- [Assigned task]
Produce as output only the lines below starting at the line with "const uint32_t read = s_read[i], hb" and continuing through the line with "const uint32_t fpos", each one exactly as written.

- [Exercise inputs]
template <bool SLICES, int AHEAD>
__global__ __launch_bounds__(RC_THREADS, 4 * RC_WG_PER_CU) void read_cluster_kernel(SketchArgs a, FilterWork fw, ReadClusterArgs rc)
{
    constexpr int RC_AHEAD = AHEAD, RC_OWN = RC_SLOTS - AHEAD;
    static_assert(RC_OWN % 64 == 0, "the slices form locates 64 entries from a multiple of 64 per wave");
    (void)RC_AHEAD;
    extern __shared__ uint32_t s_hist[];
    __shared__ uint32_t s_read[RC_SLOTS + 1], s_hstart[RC_SLOTS + 1];
    __shared__ uint16_t s_pos1[RC_SLOTS];
    __shared__ uint32_t s_gt[RC_SLOTS];
    __shared__ uint16_t s_lead[RC_SLOTS];
    __shared__ uint16_t s_seg[RC_SLOTS];
    __shared__ uint16_t s_end[RC_SLOTS];
    __shared__ uint16_t s_g0[RC_SLOTS];
    __shared__ uint8_t s_dec[RC_SLOTS];
    __shared__ uint8_t s_cplx[RC_SLOTS], s_irrf[RC_SLOTS];
    __shared__ uint16_t s_grp[RC_HCAP];
    __shared__ uint16_t s_hpos[RC_HCAP];
    __shared__ uint32_t s_cov[RC_HCAP];
    __shared__ uint32_t s_w[2][RC_WAVES];
    __shared__ uint32_t s_irr[RC_POOL];
    __shared__ uint32_t s_prev_read, s_n_irr, s_chunk;
    __shared__ unsigned long long s_tot[3];

    int tid = threadIdx.x;
#define lane (tid & 63)
#define wave (tid >> 6)
    if (rc.n_wg && blockIdx.x == 0) {
        uint32_t h = 0, nm = 0, ml = 0;
        for (uint32_t g = (uint32_t)tid; g < rc.n_wg; g += RC_THREADS) {
            h += rc.wg_hits[g];
            nm += rc.wg_nmin[g];
            const uint32_t m = rc.wg_maxlen[g];
            ml = m > ml ? m : ml;
        }
        const uint32_t wh = wave_inclusive_scan(h), wn = wave_inclusive_scan(nm), wm = wave_max(ml);
        if (lane == 63) {
            s_w[0][wave] = wh;
            s_w[1][wave] = wn;
            s_irr[wave] = wm;
        }
        __syncthreads();
        if (tid == 0) {
            unsigned long long th = 0, tn = 0;
            uint32_t tm = 0;
            for (int i = 0; i < RC_WAVES; ++i) {
                th += s_w[0][i];
                tn += s_w[1][i];
                tm = s_irr[i] > tm ? s_irr[i] : tm;
            }
            *rc.tot_hits = th;
            if (tn && !(*reinterpret_cast<volatile const uint32_t*>(rc.overflow_word) & 4u)) atomicAdd(rc.tot_minimizers, tn);
            *rc.tot_max_len = (unsigned long long)tm;
        }
        __syncthreads();
    }
    if (*reinterpret_cast<volatile uint32_t*>(a.overflow) & 4u) return;
    const uint32_t total = SLICES ? rc.slice_prefix[rc.n_slices] : *fw.cand_total;
    const uint32_t handled_mark = SLICES ? rc.mark_epoch : 0u;
    uint16_t* const s_minpath = reinterpret_cast<uint16_t*>(s_hist + rc.n_prgs);
    for (uint32_t i = tid; i < rc.n_prgs; i += RC_THREADS) {
        s_hist[i] = 0;
        if (rc.minpath_in_lds) {
            const uint32_t m = rc.prg_min_path_len[i];
            s_minpath[i] = (uint16_t)(m < 0xFFFFu ? m : 0xFFFFu);
        }
    }
    if (tid < 3) s_tot[tid] = 0;
    unsigned long long my_kept_hits = 0;
    uint32_t my_kept = 0, my_complex = 0;
    const uint32_t w1_magic = w1_reciprocal(a.w);

    struct Staged {
        uint4 rec[RC_PER];
        uint32_t info[RC_PER], pos1[RC_PER], edge_prev, edge_next;
    };
    auto request = [&](uint32_t chunk) {
        Staged st;
        const uint64_t b64 = (uint64_t)chunk * RC_OWN;
        const bool live = b64 < total;
        const uint32_t b = live ? (uint32_t)b64 : 0u;
        const uint32_t n_in = total - b < (uint32_t)RC_SLOTS ? total - b : (uint32_t)RC_SLOTS;
        if constexpr (!SLICES) {
#pragma unroll
            for (int q = 0; q < RC_PER; ++q) {
                const uint32_t i = (uint32_t)tid + (uint32_t)q * RC_THREADS;
                const uint32_t src = b + (i < n_in ? i : 0u);
                st.info[q] = live ? (uint32_t)fw.cand_info[src] : 0u;
                st.pos1[q] = live ? fw.cand_pos1[src] : 0u;
                st.rec[q] = live ? fw.cand_rec[src] : make_uint4(0, 0, 0, 0);
            }
            const bool nxt = n_in == (uint32_t)RC_SLOTS && b + n_in < total;
            st.edge_prev = live ? (uint32_t)fw.cand_info[b ? b - 1 : 0u] : 0u;
            st.edge_next = live ? (uint32_t)fw.cand_info[nxt ? b + n_in : b] : 0u;
        } else {
            const uint32_t* __restrict__ P = rc.slice_prefix;
            uint32_t* const s_mine = s_gt + (wave << 6);
            const uint32_t d_last = b + n_in - 1;
            const bool nxt = n_in == (uint32_t)RC_SLOTS && b + n_in < total;
            uint32_t d0[RC_PER + 1], s0[RC_PER + 1], pj[RC_PER + 1], p0[RC_PER + 1], sn = 0, pn0 = 0;
            bool some[RC_PER + 1];
#pragma unroll
            for (int q = 0; q <= RC_PER; ++q) {
                d0[q] = q < RC_PER ? b + ((uint32_t)(wave << 6) + (uint32_t)q * RC_THREADS) : b - 64u;
                some[q] = q < RC_PER ? live && d0[q] <= d_last : live && b && wave == 0;
                s0[q] = some[q] ? rc.block_first[__builtin_amdgcn_readfirstlane(d0[q] >> 6)] : 0u;
            }
            const bool edge_n = live && nxt && wave == 0;
            if (edge_n) sn = rc.block_first[__builtin_amdgcn_readfirstlane((b + n_in) >> 6)];
// ... 54 lines not shown
    };
    auto take_ticket = [&]() -> uint32_t { return atomicAdd(rc.chunk_counter, 1u) + gridDim.x; };
    uint32_t cur = blockIdx.x;
    Staged nx = request(cur);
    for (;;) {
        lds_barrier(tid);
        const uint64_t base64 = (uint64_t)cur * RC_OWN;
        if (base64 >= total) break;
        const uint32_t base = (uint32_t)base64;
        const uint32_t n_loaded = total - base < (uint32_t)RC_SLOTS ? total - base : (uint32_t)RC_SLOTS;
        const uint32_t n_own = total - base < (uint32_t)RC_OWN ? total - base : (uint32_t)RC_OWN;
        uint32_t ticket = 0;
        if (tid == 0) ticket = take_ticket();
        uint4 crec[RC_PER];
        uint32_t st_read[RC_PER], st_pos1[RC_PER];
#pragma unroll
        for (int q = 0; q < RC_PER; ++q) {
            st_read[q] = nx.info[q];
            st_pos1[q] = nx.pos1[q];
            crec[q] = nx.rec[q];
        }
        const bool has_next = n_loaded == (uint32_t)RC_SLOTS && base + n_loaded < total;
        const uint32_t edge_prev = nx.edge_prev, edge_next = nx.edge_next;
#pragma unroll
        for (int q = 0; q < RC_PER; ++q) {
            const uint32_t i = (uint32_t)tid + (uint32_t)q * RC_THREADS;
            const bool in = i < n_loaded;
            st_read[q] = in ? st_read[q] & 0x7FFFFFFFu : READ_NONE;
            st_pos1[q] = in ? st_pos1[q] : 0u;
            if (!in) crec[q] = make_uint4(0, 0, 0, 0);
        }
#pragma unroll
        for (int q = 0; q < RC_PER; ++q) {
            const uint32_t i = (uint32_t)tid + (uint32_t)q * RC_THREADS;
            const uint32_t read = st_read[q], pos1 = st_pos1[q];
            if (!pos1) crec[q].y = 0;
            s_read[i] = read;
            s_pos1[i] = (uint16_t)(pos1 < 0xFFFFu ? pos1 : 0xFFFFu);
            s_hstart[i] = crec[q].y;
            s_g0[i] = (uint16_t)((crec[q].z >> 16) & 0x7FFFu);
            s_cplx[i] = 0;
            s_irrf[i] = 0;
        }
        if (tid == 0) {
            s_prev_read = base ? (edge_prev & 0x7FFFFFFFu) : 0xFFFFFFFFu;
            s_read[RC_SLOTS] = has_next ? (edge_next & 0x7FFFFFFFu) : 0xFFFFFFFFu;
            s_n_irr = 0;
        }
        lds_barrier(tid);
        {
            uint32_t v[RC_PER], m[RC_PER], run = 0, mx = 0;
#pragma unroll
            for (int q = 0; q < RC_PER; ++q) {
                const uint32_t i = (uint32_t)tid * RC_PER + q;
                v[q] = run;
                run += s_hstart[i];
                const uint32_t r = s_read[i], p1 = s_pos1[i];
                const uint32_t r_prev = i ? s_read[i - 1] : s_prev_read;
                if (r != r_prev) {
                    if (r != READ_NONE) mx = ((i + 1) << 16) | (i + 1);
                } else if (p1 && i) {
                    uint32_t pp = s_pos1[i - 1];
                    if (!pp) {
                        int j = (int)i - 2;
                        while (j >= 0 && s_read[j] == r && !s_pos1[j]) --j;
                        pp = (j >= 0 && s_read[j] == r) ? s_pos1[j] : p1;
                    }
                    if ((int)(p1 - pp) > rc.max_diff) mx = (mx & 0xFFFF0000u) | (i + 1);
                }
                m[q] = mx;
            }
            uint32_t incl = run, imx = mx;
#pragma unroll
            for (int off = 1; off < 64; off <<= 1) {
                const uint32_t n = __shfl_up(incl, off), x = __shfl_up(imx, off);
                if (lane >= off) {
                    incl += n;
                    imx = pack_max(x, imx);
                }
            }
            if (lane == 63) {
                s_w[0][wave] = incl;
                s_w[1][wave] = imx;
            }
            const uint32_t excl_mx_in_wave = __shfl_up(imx, 1);
            lds_barrier(tid);
            uint32_t before = incl - run, mx_before = lane ? excl_mx_in_wave : 0u, sum = 0;
#pragma unroll
            for (int i = 0; i < RC_WAVES; ++i) {
                const uint32_t x = s_w[0][i], y = s_w[1][i];
                if (i < wave) {
                    before += x;
                    mx_before = pack_max(mx_before, y);
                }
                sum += x;
            }
#pragma unroll
            for (int q = 0; q < RC_PER; ++q) {
                const uint32_t i = (uint32_t)tid * RC_PER + q;
                const uint32_t pm = pack_max(mx_before, m[q]);
// ... 57 lines not shown
        }
        lds_barrier(tid);
#pragma unroll
        for (int q = 0; q < RC_PER; ++q) {
            const uint32_t i = (uint32_t)tid + (uint32_t)q * RC_THREADS;
            const uint32_t lead = s_lead[i];
            if (i >= n_loaded || s_seg[i] != i + 1 || lead == 0 || lead > n_own) continue;
            uint32_t flags = (s_cplx[lead - 1] ? RC_COMPLEX : 0u) | (s_irrf[lead - 1] ? RC_IRREGULAR : 0u);
            bool dropped = false;
            uint32_t e = i;
            if (flags == RC_IRREGULAR) {
                for (uint32_t sg = i; sg < (uint32_t)RC_SLOTS && s_lead[sg] == lead; sg = s_end[sg]) e = s_end[sg];
                dropped = s_hstart[e] - s_hstart[lead - 1] <= rc.min_cluster_size;
            }
            if (lead == i + 1) {
                if (flags & RC_COMPLEX) ++my_complex;
                else if ((flags & RC_IRREGULAR) && !dropped) {
                    const uint32_t at = atomicAdd(&s_n_irr, 1u);
                    if (at < (uint32_t)RC_POOL) s_irr[at] = i | (e << 16);
                    else ++my_complex;
                }
            }
            const uint32_t n_hits = s_hstart[s_end[i]] - s_hstart[i];
            uint32_t dec = dropped ? 1u : 0u;
            if (!flags && n_hits) {
                const uint32_t g_thr = s_gt[i];
                dec = 1;
                if (n_hits > (g_thr & 0xFFFFu)) {
                    dec = 2;
                    atomicAdd(&s_hist[g_thr >> 17], 1u);
                    ++my_kept;
                    my_kept_hits += n_hits;
                }
            }
            s_dec[i] = (uint8_t)dec;
        }
        lds_barrier(tid);
        {
#pragma unroll
            for (int q = 0; q < RC_PER; ++q) {
                const uint32_t i = (uint32_t)tid + (uint32_t)q * RC_THREADS;
                const uint32_t lead = s_lead[i], cnt = crec[q].y;
                if (!cnt || lead == 0 || lead > n_own) continue;
                const uint32_t decision = s_dec[(uint32_t)s_seg[i] - 1];
                if (!decision) continue;
                fw.cand_pos1[base + i] = handled_mark;
                if (decision == 2) {
                    atomicAdd(&rc.covg[crec[q].w], 1u);
                    const uint32_t h0 = s_hstart[i];
                    for (uint32_t r = 1; r < cnt; ++r) atomicAdd(&rc.covg[s_cov[h0 + r]], 1u);
                }
            }
        }
        cur = s_chunk;
        nx = request(cur);
        const uint32_t n_irr = s_n_irr < (uint32_t)RC_POOL ? s_n_irr : (uint32_t)RC_POOL;
        for (uint32_t r = wave; r < n_irr; r += RC_WAVES) {
            const uint32_t i = s_irr[r] & 0xFFFFu, e = s_irr[r] >> 16;
            const uint32_t read = s_read[i], hb = s_hstart[i], he = s_hstart[e];
            const uint64_t len = a.offsets[read + 1] - a.offsets[read];
            uint32_t cl_g = 0, cl_n = 0, cl_first = 0, cl_last = 0;
            int nc = 0;
            bool complex = false;
            for (uint32_t b = hb; b < he && !complex; b += 64) {
                const uint32_t h = b + lane;
                const uint32_t hg = h < he ? s_grp[h] : 0u, hp = h < he ? s_hpos[h] : 0u;
                const bool valid = h < he;
                const uint64_t lt = (1ull << lane) - 1ull;
                uint64_t todo = __ballot(valid);
// ... 37 lines not shown
                        const uint64_t span = m & upto & ~((1ull << first_lane) - 1ull);
                        last_lane = 63 - __clzll((long long)span);
                        span_n = (uint32_t)__popcll(span);
                    }
                    const uint32_t fpos = __shfl(hp, first_lane), lpos = __shfl(hp, last_lane);
                    if (mine) {
                        cl_g = G;
                        cl_n = span_n;
                        cl_first = fpos;
                        cl_last = lpos;
                    }
                    nc += n_new;
                }
            }
            if (complex) {
                if (lane == 0) ++my_complex;
                continue;
            }
            const uint64_t expected = expected_minimizers(len, a.w, w1_magic);
            bool kept = false;
            if (lane < nc) {
                uint64_t m = rc.minpath_in_lds ? s_minpath[cl_g >> 1] : 0xFFFFu;
                if (m == 0xFFFFu) m = rc.prg_min_path_len[cl_g >> 1];
                if (expected < m) m = expected;
                const uint32_t length_based = (uint32_t)((double)m * rc.fraction);
                const uint32_t thr = length_based > rc.min_cluster_size ? length_based : rc.min_cluster_size;
                kept = cl_n > thr;
            }
            uint64_t alive = __ballot(kept);
            if (alive & (alive - 1)) {
                uint32_t rank = 0;
// ... 16 lines not shown
                            if (pn >= cn) {
                                alive &= ~(1ull << cur);
                                continue;
                            }
                            alive &= ~(1ull << prev);
                        }
                    }
                    prev = cur;
                    pg = cg;
                    pn = cn;
                    p_last = c_last;
                }
            }
            if ((alive >> lane) & 1ull) {
                atomicAdd(&s_hist[cl_g >> 1], 1u);
                ++my_kept;
                my_kept_hits += cl_n;
            }
            for (uint32_t b = hb; b < he; b += 64) {
                const uint32_t h = b + lane;
                const uint32_t hg = h < he ? s_grp[h] : 0xFFFFFFFFu, hp = h < he ? s_hpos[h] : 0u;
                for (uint64_t mm = alive; mm; mm &= mm - 1) {
                    const int o = __ffsll((long long)mm) - 1;
                    const uint32_t og = (uint32_t)__builtin_amdgcn_readlane((int)cl_g, o), of = (uint32_t)__builtin_amdgcn_readlane((int)cl_first, o),
                                   ol = (uint32_t)__builtin_amdgcn_readlane((int)cl_last, o);
                    if (hg == og && hp >= of && hp <= ol) atomicAdd(&rc.covg[s_cov[h]], 1u);
                }
            }
            for (uint32_t c = i + lane; c < e; c += 64)
                if (s_pos1[c]) fw.cand_pos1[base + c] = handled_mark;
        }
    }
    if (my_kept) atomicAdd(&s_tot[0], (unsigned long long)my_kept);
    if (my_kept_hits) atomicAdd(&s_tot[1], my_kept_hits);
    if (my_complex) atomicAdd(&s_tot[2], (unsigned long long)my_complex);
    __syncthreads();
    for (uint32_t i = tid; i < rc.n_prgs; i += RC_THREADS)
        if (s_hist[i]) atomicAdd(&rc.prg_reads[i], s_hist[i]);
    if (tid == 0) {
        if (s_tot[0]) atomicAdd(rc.n_clusters_kept, s_tot[0]);
        if (s_tot[1]) atomicAdd(rc.n_hits_kept, s_tot[1]);
        if (s_tot[2]) atomicAdd(rc.n_complex, s_tot[2]);
    }
}
#undef lane
#undef wave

- [Task response]
            const uint32_t read = s_read[i], hb = s_hstart[i], he = s_hstart[e];
            const uint64_t len = a.offsets[read + 1] - a.offsets[read];
            uint32_t cl_g = 0, cl_n = 0, cl_first = 0, cl_last = 0;
            int nc = 0;
            bool complex = false;
            for (uint32_t b = hb; b < he && !complex; b += 64) {
                const uint32_t h = b + lane;
                const uint32_t hg = h < he ? s_grp[h] : 0u, hp = h < he ? s_hpos[h] : 0u;
                const bool valid = h < he;
                const uint64_t lt = (1ull << lane) - 1ull;
                uint64_t todo = __ballot(valid);
// ... 37 lines not shown
                        const uint64_t span = m & upto & ~((1ull << first_lane) - 1ull);
                        last_lane = 63 - __clzll((long long)span);
                        span_n = (uint32_t)__popcll(span);
                    }
                    const uint32_t fpos = __shfl(hp, first_lane), lpos = __shfl(hp, last_lane);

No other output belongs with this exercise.